__WHAT YOU HAVE TO DO__
Each line of the data below that holds the word "layout" is to be reported in full.

*-*-*

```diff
@@ -634,8 +637,11 @@
             abec_leg_up(L.g, smoother_coef(l), L.legs, L.cor, L.buf, L.res, m_lev[l + 1].cor, m_o.nu2, m_o.omega);
             continue;
         }
-        cc_prolong_add(L.cor, mg_correction_of(m_lev[l + 1], m_lev[l + 1].cor, 0));
-        smooth_n(l, m_o.nu2, false, false, l == 0 ? m_acc : nullptr);
+        const MultiFab& crse = mg_correction_of(m_lev[l + 1], m_lev[l + 1].cor, 0);
+        MultiFab* const acc = l == 0 ? m_acc : nullptr;
+        const bool pro = m_o.nu2 >= 1 && tune("MG_PRO_SWEEP", 1) != 0 && abec_gsrb_rb_pro_ok(L.g, smoother_coef(l), L.plan, L.cor, crse, acc && m_o.nu2 == 1);
+        if (!pro) cc_prolong_add(L.cor, crse);
+        smooth_n(l, m_o.nu2, false, false, acc, pro ? &crse : nullptr);
     }
 }
 
diff --git a/iamr_amd/csrc/navierstokes.hip b/iamr_amd/csrc/navierstokes.hip
--- a/iamr_amd/csrc/navierstokes.hip
+++ b/iamr_amd/csrc/navierstokes.hip
@@ -471,8 +471,8 @@
 
 void NavierStokes::compute_visc_terms_vel(MultiFab& visc, MultiFab& Sdata)
 {
+    if (!is_diffusive_vel()) { visc.setVal(0.0); return; }
     visc.setVal(1.e40);
-    if (!is_diffusive_vel()) { visc.setVal(0.0); return; }
     MultiFab stmp(layout, cell_type(), 3, 1);
     fillpatch(stmp, Sdata, Xvel, 3, bc_vel);
     const MultiFab* ep[3];
@@ -568,8 +568,8 @@
 {
     const int sn = comp - Density;
     const bool over_rho = scal_rho_flag[sn] == 2;
+    if (!is_diffusive_scal(comp)) { visc.setVal(0.0); return; }
     visc.setVal(1.e40);
-    if (!is_diffusive_scal(comp)) { visc.setVal(0.0); return; }
     MultiFab stmp(layout, cell_type(), 1, 1);
     fillpatch(stmp, Sdata, comp, 1, &bc_scal[sn]);
     if (over_rho) scale_by(stmp, rho_ptime, 0, 1, true);
```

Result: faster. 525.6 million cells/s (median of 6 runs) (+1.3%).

*-*-*

__ANSWER TO THE EXERCISE__
     MultiFab stmp(layout, cell_type(), 3, 1);
     MultiFab stmp(layout, cell_type(), 1, 1);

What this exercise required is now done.